Most notably the 10-minute instrumental L'Auberge du Sanglier / A Hunting We Shall Go, which continues the style of Nine Feet Underground from the Pink album. Surprise, Surprise is a nice good-humoured song with fine harmony vocals. Chance Of A Lifetime is a calm and beautiful song, but alas, it is clued together with Be Alright which I don't like. The same kind of irritating pairing is made of Memory Lain, Hugh and Headloss. The former includes woodwind & brass arrangements quite unfamiliar to Caravan, but it's quite a nice energetic tune anyway. The Dog, The Dog, He's At It Again is another classic happy Caravan song but I dislike the way it carries on after its halfway. All these details make this album very uneven to me, not as easy to enjoy as it could be otherwise.

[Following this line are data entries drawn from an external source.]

# mgp25/OpenLTE

Measured on AMD Instinct MI355X. Metric: DL subframes/sec @20MHz 100RB 64QAM, full chain FFT->CE->demap->rate-unmatch->turbo(REF)->CRC (SURVEY 8d W4), higher is better.
Workload: dtype i8 IQ in, f32 FFT/CE/equaliser, i8 soft bits, i16 path metrics (differences exact modulo 2^16); 1 GPU; W4 full DL chain: 20 MHz/100 RB/64QAM, 9 allocations per subframe (8x12 PRB TBS 3240 + 1x4 PRB TBS 1064), 65536 subframes per GPU, int8 IQ in HBM; subframes_per_gpu=65536, N_ant=1, CFI=2, channel_estimate_form=compact, decoder=REF (reference-faithful, bit-exact), unique_subframes=96, streams_per_gpu=1

## Files before the change

openlte_amd/csrc/ctx.cc:

```cpp
#include <cmath>

#include <chrono>
#include <cstdlib>

#include <algorithm>

#include "ctx.hpp"
#include "build_id.h"

#include <cstring>

#include "lte_tables.h"

extern "C" {

int mi_lte_version(void) { return MI_LTE_VERSION; }
const char *mi_lte_build_id(void) { return MI_LTE_BUILD_ID; }

int mi_lte_device_count(void)
{
    int n = 0;
    if (hipGetDeviceCount(&n) != hipSuccess) return 0;
    return n;
}

int mi_lte_ctx_create(int device, mi_lte_ctx **out)
{
    if (!out) return MI_LTE_ERR_INVALID_ARG;
    *out  = nullptr;
    int n = mi_lte_device_count();
    if (n <= 0 || device < 0 || device >= n) {
        fprintf(stderr, "mi_lte: no usable HIP device %d (found %d); this library has no CPU fallback\n", device, n);
        return MI_LTE_ERR_NO_DEVICE;
    }
    mi_lte_ctx *ctx = new mi_lte_ctx();
    ctx->device     = device;
    if (const char *e = getenv("MI_LTE_NO_MERGED_DECODE")) ctx->merged_decode = atoi(e) == 0;
    hipDeviceProp_t prop;
    if (hipSetDevice(device) != hipSuccess || hipGetDeviceProperties(&prop, device) != hipSuccess) {
        delete ctx;
        return MI_LTE_ERR_HIP;
    }
    ctx->dev_name = std::string(prop.name) + " (" + prop.gcnArchName + ")";
    if (std::strncmp(prop.gcnArchName, "gfx950", 6) != 0) {
        fprintf(stderr, "mi_lte: device %d is %s, but the kernels are built for gfx950 only\n", device, prop.gcnArchName);
        delete ctx;
        return MI_LTE_ERR_NO_DEVICE;
    }
    if (hipStreamCreateWithFlags(&ctx->stream, hipStreamNonBlocking) != hipSuccess || hipEventCreate(&ctx->ev0) != hipSuccess ||
        hipEventCreate(&ctx->ev1) != hipSuccess) {
        delete ctx;
        return MI_LTE_ERR_HIP;
    }
    *out = ctx;
    return MI_LTE_OK;
}

void mi_lte_ctx_destroy(mi_lte_ctx *ctx)
{
    if (!ctx) return;
    (void)hipSetDevice(ctx->device);
    (void)hipStreamSynchronize(ctx->stream);
    if (ctx->host_cache_free) ctx->host_cache_free(ctx);
    for (void *p : ctx->owned) (void)hipFree(p);
    for (hipEvent_t e : ctx->prof_pool) (void)hipEventDestroy(e);
    if (ctx->scratch) (void)hipFree(ctx->scratch);
    if (ctx->h_small) (void)hipHostFree(ctx->h_small);
    if (ctx->h_bounce) (void)hipHostFree(ctx->h_bounce);
    for (int k = 0; k < 2; k++)
        if (ctx->ev_bounce[k]) (void)hipEventDestroy(ctx->ev_bounce[k]);
    if (ctx->h_flag) (void)hipHostFree(ctx->h_flag);
    if (ctx->ev0) (void)hipEventDestroy(ctx->ev0);
    if (ctx->ev1) (void)hipEventDestroy(ctx->ev1);
    if (ctx->stream) (void)hipStreamDestroy(ctx->stream);
    delete ctx;
}

int mi_lte_set_turbo_small_batch(mi_lte_ctx *ctx, uint32_t n_cb_max)
{
    if (!ctx) return MI_LTE_ERR_INVALID_ARG;
    ctx->siso_small_max = n_cb_max;
    return MI_LTE_OK;
}

int mi_lte_set_turbo_merged(mi_lte_ctx *ctx, uint32_t on)
{
    if (!ctx) return MI_LTE_ERR_INVALID_ARG;
    ctx->merged_decode = on != 0;
    return MI_LTE_OK;
}
// ... 498 lines not shown
```

openlte_amd/csrc/ctx.hpp:

```cpp
#pragma once

#include <hip/hip_runtime.h>

#include <cstdint>
#include <cstdio>
#include <map>
#include <string>
#include <vector>

#include "../../include/mi_lte.h"

struct TurboTables {
    uint16_t *d_pi  = nullptr;
    uint16_t *d_inv = nullptr;
    uint16_t *d_inv2 = nullptr;
    uint32_t *d_pi_row = nullptr, *d_inv_row = nullptr;
};

struct RmTables {
    uint16_t *d_tabs = nullptr;
    uint32_t *d_nnn  = nullptr;
};

enum : uint32_t { MI_FFT_TWC_P2 = 0, MI_FFT_TWC_P3 = 32, MI_FFT_TWC_L2048 = 288, MI_FFT_TWC_L1024 = 1312, MI_FFT_TWC_L256 = 1824, MI_FFT_TWC_L128 = 1952,
                  MI_FFT_TWC_X2 = 2016, MI_FFT_TWC_X3 = 2048,
                  MI_FFT_TWC_TOTAL = 2560 };

constexpr uint32_t MI_CRC_TAB_BIAS = 8;

struct mi_lte_ctx {
    int                device = -1;
    hipStream_t        stream = nullptr;
    hipEvent_t         ev0 = nullptr, ev1 = nullptr;
    std::string        err;
    std::string        dev_name;
    std::string        last_kernels;
    double             copy_rates[3] = {0, 0, 0};
    void              *scratch       = nullptr;
    size_t             scratch_bytes = 0;
    uint32_t          *h_flag = nullptr, *d_flag = nullptr;
    uint32_t           flag_seq = 0;
    uint32_t *bcjr_early_buf = nullptr; size_t bcjr_early_cap = 0;
    struct { uint32_t *chg; uint32_t n_pairs, n_iter, n_cb; } bcjr_early = {nullptr, 0, 0, 0};
    bool               bcjr_block_lds_set = false;
    uint32_t           siso_small_max = 4096;
    bool               merged_decode = true;
    void              *h_small = nullptr, *d_small = nullptr;
    void              *h_bounce = nullptr, *d_bounce = nullptr;
    hipEvent_t         ev_bounce[2] = {nullptr, nullptr};
    bool               bounce_failed = false;
    std::map<uint64_t, TurboTables> turbo_tables;
    std::map<uint32_t, RmTables>    rm_tables;
    std::vector<void *> owned;

    uint32_t *d_gold_x1 = nullptr, *d_gold_x2b = nullptr;
    uint32_t  gold_words = 0;
    void     *d_pusch_shapes = nullptr;

    float2   *d_fft_tw  = nullptr;
    uint32_t *d_crc_tab = nullptr;
    float2   *d_prach_tab = nullptr;
    float2   *d_prach_tab4 = nullptr;

    bool                                   prof_on = false, prof_armed = false;
    std::vector<hipEvent_t>                prof_pool;
    size_t                                 prof_used = 0;
    std::vector<std::pair<const char *, size_t>> prof_recs;
    std::string                            prof_report;

    void *host_cache = nullptr;
    void (*host_cache_free)(mi_lte_ctx *) = nullptr;
};

void mi_prof_begin(mi_lte_ctx *ctx, const char *name);
void mi_prof_end(mi_lte_ctx *ctx);

#define MI_LAUNCH(ctx, name, kernel, grid, block, shmem, ...)                                         \
    do {                                                                                             \
        mi_prof_begin((ctx), (name));                                                                \
        hipLaunchKernelGGL(kernel, grid, block, shmem, (ctx)->stream, __VA_ARGS__);                  \
        mi_prof_end((ctx));                                                                          \
    } while (0)

#define MI_HIP_CHECK(ctx, call)                                                                      \
    do {                                                                                             \
        hipError_t e_ = (call);                                                                      \
        if (e_ != hipSuccess) {                                                                      \
            (ctx)->err = std::string(#call) + ": " + hipGetErrorString(e_);                          \
            return MI_LTE_ERR_HIP;                                                                   \
        }                                                                                            \
    } while (0)

#define MI_H2D(ctx, d, h, n) do { const int rc_ = mi_lte_memcpy_h2d((ctx), (d), (h), (n)); if (rc_ != MI_LTE_OK) return rc_; } while (0)
#define MI_D2H(ctx, h, d, n) do { const int rc_ = mi_lte_memcpy_d2h((ctx), (h), (d), (n)); if (rc_ != MI_LTE_OK) return rc_; } while (0)

template <typename F> struct OnFail {
    F    f;
    bool armed = true;
    ~OnFail() { if (armed) f(); }
// ... 53 lines not shown
```

openlte_amd/csrc/turbo.hip:

```cpp
#include <algorithm>
#include <cstring>
#include <type_traits>
#include <vector>

#include "plan_core.hpp"

namespace {

constexpr uint32_t RX_NULL_AS_INT = 10000;

__host__ __device__ inline uint32_t kpad64(uint32_t K) { return (K + 63u) & ~63u; }


__device__ __forceinline__ int sbyte(uint32_t w, int k) { return (int)__builtin_amdgcn_sbfe(w, 8 * k, 8); }

typedef __attribute__((address_space(3))) const uint8_t  lds_u8_t;
typedef __attribute__((address_space(3))) const int8_t   lds_i8_t;
typedef __attribute__((address_space(3))) const uint16_t lds_u16_t;
__device__ __forceinline__ uint32_t lds_u8(uint32_t addr) { return *(lds_u8_t *)(uintptr_t)addr; }
__device__ __forceinline__ int      lds_i8(uint32_t addr) { return *(lds_i8_t *)(uintptr_t)addr; }
__device__ __forceinline__ uint32_t lds_u16(uint32_t addr) { return *(lds_u16_t *)(uintptr_t)addr; }

typedef short v2s __attribute__((ext_vector_type(2)));
__device__ __forceinline__ v2s      as_v2s(uint32_t w) { return __builtin_bit_cast(v2s, w); }
__device__ __forceinline__ uint32_t as_u32(v2s v) { return __builtin_bit_cast(uint32_t, v); }
__device__ __forceinline__ v2s      even2(uint32_t w) { return (as_v2s(w) << 8) >> 8; }
__device__ __forceinline__ v2s      odd2(uint32_t w) { return as_v2s(w) >> 8; }
__device__ __forceinline__ uint32_t merge_bytes(v2s e, v2s o) { return __builtin_amdgcn_perm(as_u32(o), as_u32(e), 0x06020400u); }
__device__ __forceinline__ v2s      abs2(v2s a) { return __builtin_elementwise_max(a, (v2s)(0) - a); }
__device__ __forceinline__ uint32_t neg_mask(v2s d)
{
    uint32_t m;
    asm("v_pk_ashrrev_i16 %0, 15, %1 op_sel_hi:[0,1]" : "=v"(m) : "v"(as_u32(d)));
    return m;
}
__device__ __forceinline__ v2s bit_select(uint32_t m, v2s yes, v2s no) { return as_v2s((as_u32(yes) & m) | (as_u32(no) & ~m)); }
__device__ __forceinline__ v2s half_sum(v2s a, v2s b)
{
    uint32_t t = as_u32(a + b);
    asm("" : "+v"(t));
    return as_v2s(t) >> 1;
}

__device__ __forceinline__ int soft_xor(int a, int b)
{
    int mag = (abs(a) + abs(b)) >> 1;
    return ((a < 0) != (b < 0)) ? -mag : mag;
}


template <typename Op> __device__ __forceinline__ int wave_reduce_i(int v, Op op)
{
    v = op(v, __builtin_amdgcn_update_dpp(v, v, 0xB1, 0xF, 0xF, false));
    v = op(v, __builtin_amdgcn_update_dpp(v, v, 0x4E, 0xF, 0xF, false));
    v = op(v, __builtin_amdgcn_update_dpp(v, v, 0x141, 0xF, 0xF, false));
    v = op(v, __builtin_amdgcn_update_dpp(v, v, 0x140, 0xF, 0xF, false));
    return op(op(__builtin_amdgcn_readlane(v, 0), __builtin_amdgcn_readlane(v, 16)), op(__builtin_amdgcn_readlane(v, 32), __builtin_amdgcn_readlane(v, 48)));
}
__device__ __forceinline__ int      wave_max_i(int v) { return wave_reduce_i(v, [](int a, int b) { return max(a, b); }); }
__device__ __forceinline__ uint32_t wave_xor_u(uint32_t v) { return (uint32_t)wave_reduce_i((int)v, [](int a, int b) { return a ^ b; }); }
__device__ __forceinline__ float    wave_max_f(float v)
{
    return __int_as_float(wave_max_i(__float_as_int(v)));
}

__device__ __forceinline__ float block_max_abs_f(float v, float *red )
{
    v = wave_max_f(v);
    __syncthreads();
    if ((threadIdx.x & 63) == 0) red[threadIdx.x >> 6] = v;
    __syncthreads();
    float r = red[0];
    for (uint32_t w = 1; w < (blockDim.x >> 6); w++) r = fmaxf(r, red[w]);
    return r;
// ... 352 lines not shown
    __device__ __forceinline__ void load16_pk(uint32_t u, int nvalid, uint32_t (&vp)[3][8], uint32_t e_lds, bool in_lds) const
    {
        auto emit = [&](int x, const int (&acc)[16]) {
#pragma unroll
            for (int j = 0; j < 8; j++) vp[x][j] = __builtin_amdgcn_perm((uint32_t)acc[2 * j + 1], (uint32_t)acc[2 * j], 0x05040100u);
        };
        if (in_lds) gather16_staged(e_lds, u, nvalid, emit);
        else        gather16(e, u, nvalid, emit);
    }
    __device__ __forceinline__ bool window_ok() const { return Nnn + 48 <= e_cap; }
    __device__ __forceinline__ void gather_windowed_pk(uint32_t u, int nvalid, uint32_t (&vp)[3][8], int8_t *lds, uint32_t el) const
    {
        uint4 *l = reinterpret_cast<uint4 *>(lds);
        for (uint32_t base = 0; base < E; base += Nnn) {
            const uint32_t len = min(Nnn, E - base), shift = base & 15u, end = shift + len, nq = end >> 4, tail = end & 15u;
            const uint4   *gp = reinterpret_cast<const uint4 *>(e + (base - shift));
            RankWords rw;
            load_ranks(u, nvalid, rw);
            if (base) __syncthreads();
#pragma unroll 4
            for (uint32_t w = threadIdx.x; w < nq; w += blockDim.x) l[w] = gp[w];
            if (threadIdx.x == (nq & 63u)) {
                uint4 t = make_uint4(0, 0, 0, 0);
                if (tail) {
                    t = gp[nq];
                    uint32_t c[4] = {t.x, t.y, t.z, t.w};
#pragma unroll
                    for (uint32_t k = 0; k < 4; k++) {
                        const int keep = (int)tail - 4 * (int)k;
                        c[k] = keep >= 4 ? c[k] : keep <= 0 ? 0u : (c[k] & ((1u << (8 * keep)) - 1u));
                    }
                    t = make_uint4(c[0], c[1], c[2], c[3]);
                }
                l[nq] = t;
            }
            __syncthreads();
            if (nvalid > 0) {
#pragma unroll
                for (int x = 0; x < 3; x++) {
                    const uint32_t w[8] = {rw.raw[x][0].x, rw.raw[x][0].y, rw.raw[x][0].z, rw.raw[x][0].w, rw.raw[x][1].x, rw.raw[x][1].y, rw.raw[x][1].z, rw.raw[x][1].w};
                    int acc[16];
#pragma unroll
                    for (int k = 0; k < 16; k++) {
                        const uint32_t r = (k & 1) ? (w[k >> 1] >> 16) : (w[k >> 1] & 0xFFFFu);
                        acc[k] = lds_i8(el + shift + min(r, len));
                    }
#pragma unroll
                    for (int j = 0; j < 8; j++)
                        vp[x][j] = as_u32(as_v2s(vp[x][j]) + as_v2s(__builtin_amdgcn_perm((uint32_t)acc[2 * j + 1], (uint32_t)acc[2 * j], 0x05040100u)));
                }
            }
        }
    }
};
__device__ __forceinline__ void SrcRateUnmatch::seg(const_seg_fwd_t &sg)
{
    tabs = (const uint16_t *)sg.tabs; nnn = (const uint32_t *)sg.nnn; g.desc += sg.cb_base;
}
struct SrcRateUnmatchPk : SrcRateUnmatch { static constexpr bool kPacked = true; };
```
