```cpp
extern "C" int scldpc_full_bp_caps_device_deg_wide(const scldpc_code_params *p, int32_t ntrials, const uint16_t *d_vn_adj16,
                                                   const uint16_t *d_cn_sock16, const uint32_t *d_chan_bits, int32_t ncaps,
                                                   const int32_t *caps, int32_t is_term, int32_t *d_counters, void *stream)
{
    return launch("scldpc_full_bp_caps_device_deg_wide", {M_CAPS, kSockTable, kWide, kDeg},
                  {p, ntrials, d_vn_adj16, d_cn_sock16, d_chan_bits, 0, is_term, d_counters, nullptr, stream, nullptr, 0, ncaps, caps});
}
```

Baseline: 1.248 million.

## Replace per-wave level-synchronous tail with persistent per-lane work-stealing stack

In the narrow-frontier tail phase, each wave now keeps one check node per lane and follows one newly released node locally. Extra released nodes go onto a per-wave LDS stack, and idle lanes refill from it through a ballot and mbcnt rank. Row loads are prefetched for the next node. This replaces the double-buffered per-wave queue rounds and is meant to cut the idle lanes and round overhead of small frontiers, at the cost of divergent control flow and more wave barriers. A debug env knob to cap qcap is also added.

New measurement: 1.259 million, median of 6. About the same (+0.8%).

```diff
diff --git a/fl_scaling_sc_ldpc_amd/csrc/full_bp_small.hip b/fl_scaling_sc_ldpc_amd/csrc/full_bp_small.hip
--- a/fl_scaling_sc_ldpc_amd/csrc/full_bp_small.hip
+++ b/fl_scaling_sc_ldpc_amd/csrc/full_bp_small.hip
@@ -100,10 +100,9 @@
     const int nch = scal[SC_NE];
 
     int removed = 0, drops = 0;
-    auto step = [&](int c, uint32_t (&out)[DV]) {
+    auto release = [&](int c, const Row<DC> &s, uint32_t (&out)[DV]) {
 #pragma unroll
         for (int i = 0; i < DV; i++) out[i] = 0;
-        const Row<DC> s = cn_row(c);
         uint32_t jk[DC];
         bool none[DC];
 #pragma unroll
@@ -139,6 +138,7 @@
             if constexpr (LEVEL) drops += (old == 1u && cc[i] < cn_lim);
         }
     };
+    auto step = [&](int c, uint32_t (&out)[DV]) { release(c, cn_row(c), out); };
     auto ones_of = [&](int w) {
         const uint32_t y = cnt[w] ^ 0x11111111u;
         uint32_t z = ~(((y & 0x77777777u) + 0x77777777u) | y) & 0x88888888u;
@@ -378,7 +378,7 @@
         STAMP(1);
     } else {
         const int kSwitch = a.kswitch;
-        const int wcap = (qcap / kWaves) & ~1, half_cap = wcap / 2;
+        const int wcap = qcap / kWaves;
         int ncur = 0;
         bool scan = true;
         for (;;) {
@@ -410,37 +410,50 @@
             if (tid == 0) { scal[SC_Q] = 0; scal[SC_N0 + ((rounds + 1) & 1)] = 0; }
             int *push = &scal[SC_N0 + (rounds & 1)];
             bool overflow = false;
-            if (ncur > kSwitch || half_cap < 64) {
+            if (ncur > kSwitch) {
                 for (int k0 = wave * 64; k0 < ncur; k0 += BLOCK) {
                     uint32_t out[DV] = {};
                     if (k0 + lane < ncur) step((int)qc[k0 + lane], out);
                     append(out, push, qn, overflow);
                 }
             } else {
-                QT *mine = qn + wave * wcap;
-                int cntw = (ncur - wave + kWaves - 1) / kWaves, cur = 0;
-                if (cntw < 0) cntw = 0;
-                if (lane < cntw) mine[lane] = qc[wave + lane * kWaves];
-                while (cntw > 0) {
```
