@@ -129,6 +131,8 @@
   if ((epilogue == PVRL_EPI_RESID_F32 || epilogue == PVRL_EPI_RESID_16 || epilogue == PVRL_EPI_DGELU || epilogue == PVRL_EPI_DQGELU) &&
       (!aux || (aux_ld % 8)))
     return PVRL_EINVAL;
+  if (epilogue == PVRL_EPI_GELU_C12 && (!out1 || (ld1 % 8) || ld1 < N)) return PVRL_EINVAL;
+  if (epilogue == PVRL_EPI_DGELU_C12 && (!aux || (aux_ld % 8) || aux_ld < N)) return PVRL_EINVAL;
   GemmNT p;
   p.A = (const op_t*)A; p.lda = lda; p.W = (const op_t*)W; p.ldw = ldw;
   p.M = (int)M; p.N = (int)N; p.K = (int)K;
@@ -146,6 +150,8 @@
     case PVRL_EPI_DQGELU: return launch_nt<PVRL_EPI_DQGELU>(p, s);
     case PVRL_EPI_RESID_16: return launch_nt<PVRL_EPI_RESID_16>(p, s);
     case PVRL_EPI_GELU_ONLY: return launch_nt<PVRL_EPI_GELU_ONLY>(p, s);
+    case PVRL_EPI_GELU_C12: return launch_nt<PVRL_EPI_GELU_C12>(p, s);
+    case PVRL_EPI_DGELU_C12: return launch_nt<PVRL_EPI_DGELU_C12>(p, s);
     default: return PVRL_EINVAL;
   }
 }
diff --git a/procedurevrl_amd/csrc/gemm_nt8_core.h b/procedurevrl_amd/csrc/gemm_nt8_core.h
--- a/procedurevrl_amd/csrc/gemm_nt8_core.h
+++ b/procedurevrl_amd/csrc/gemm_nt8_core.h
@@ -53,7 +53,7 @@
 __global__ __launch_bounds__(512, 2) void gemm_nt8_kernel(GemmNT p) {
   constexpr bool F32OUT = (EPI == PVRL_EPI_RESID_F32 || EPI == PVRL_EPI_F32);
   constexpr int EB = NT8_EB<EPI>;
-  constexpr int NST = (F32OUT || EPI == PVRL_EPI_GELU || EPI == PVRL_EPI_QGELU) ? 32 : 16;
+  constexpr int NST = (F32OUT || EPI == PVRL_EPI_GELU || EPI == PVRL_EPI_QGELU || EPI == PVRL_EPI_GELU_C12) ? 32 : 16;
   __shared__ __attribute__((aligned(16))) char smem[2 * NT8_BUF];
   const int tid = threadIdx.x, lane = tid & 63;
   const int wave = __builtin_amdgcn_readfirstlane(tid >> 6);
diff --git a/procedurevrl_amd/csrc/gemm_nt_core.h b/procedurevrl_amd/csrc/gemm_nt_core.h
--- a/procedurevrl_amd/csrc/gemm_nt_core.h
+++ b/procedurevrl_amd/csrc/gemm_nt_core.h
@@ -47,6 +47,27 @@
   return __builtin_bit_cast(T, __builtin_amdgcn_raw_buffer_load_b128(r, off, 0, 0));
 }
 
+typedef unsigned u32x3 __attribute__((ext_vector_type(3)));
+constexpr float C12_LO = 0.13f, C12_Q = 1.26f / 4095.0f, C12_RQ = 4095.0f / 1.26f;
+__device__ __forceinline__ unsigned c12_code(float G, float v) {
+  const float t = copysignf(fmaf(G, -C12_RQ, 0.5f * C12_RQ), v) + ((0.5f + C12_LO) * C12_RQ + 0.5f);
+  return min((unsigned)t, 4095u);
+}
+__device__ __forceinline__ u32x3 c12_pack(const unsigned (&c)[8]) {
+  return (u32x3){c[0] | (c[1] << 12) | (c[2] << 24), (c[2] >> 8) | (c[3] << 4) | (c[4] << 16) | (c[5] << 28),
+                 (c[5] >> 4) | (c[6] << 8) | (c[7] << 20)};
+}
+__device__ __forceinline__ void c12_unpack(u32x3 w, float (&d)[8]) {
+  const unsigned w01 = __builtin_amdgcn_alignbit(w[1], w[0], 24), w12 = __builtin_amdgcn_alignbit(w[2], w[1], 28);
+  const unsigned c[8] = {__builtin_amdgcn_ubfe(w[0], 0, 12), __builtin_amdgcn_ubfe(w[0], 12, 12), __builtin_amdgcn_ubfe(w01, 0, 12),
+                         __builtin_amdgcn_ubfe(w[1], 4, 12), __builtin_amdgcn_ubfe(w[1], 16, 12), __builtin_amdgcn_ubfe(w12, 0, 12),
+                         __builtin_amdgcn_ubfe(w[2], 8, 12), w[2] >> 20};
+#pragma unroll
+  for (int e = 0; e < 8; ++e) d[e] = fmaf((float)c[e], C12_Q, -C12_LO);
+}
+__device__ __forceinline__ void bst12(rsrc_t r, unsigned off, u32x3 v) { __builtin_amdgcn_raw_buffer_store_b96(v, r, off, 0, 0); }
+__device__ __forceinline__ u32x3 bld12(rsrc_t r, unsigned off) { return __builtin_amdgcn_raw_buffer_load_b96(r, off, 0, 0); }
+
 template <int EPI, int BATCH = 2, bool TAB = false>
 __device__ __forceinline__ void nt_epilogue_at(const GemmNT& p, f32x4 (&acc)[4][4], int m0, int n0, int rb, int c0, int c1, int lane) {
   constexpr bool F32OUT = (EPI == PVRL_EPI_RESID_F32 || EPI == PVRL_EPI_F32);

Now to the bonuses. Gosh, you have to be a die-hard fan to give them much value. Shortly put, they're just work-in-progress versions of album songs, often without lyrics (as Hastings explains, he always writes them later). To me maybe the instrumental No! ("Be Alright") / Waffle ("Chance of A Lifetime") surpasses the finished version because in it the first part is less harmful. Unlike four other bonuses, the last one has another kind of story. For a brief time the lineup had a keyboard player called Derek Austin who mostly wrote the long instrumental piece titled as Derek's Long Thing. It starts beautifully with the piano in lead but continues a bit too long as a Hammond-led jamming. "The problem was that it didn't sound like Caravan, so we clashed a bit there", says Hastings. So, if you're not a dedicated collector, never mind about the 78-minute edition of this album, it simply isn't worth the length. But I also would rather recommend In The Land Of Grey And Pink and the albums before it.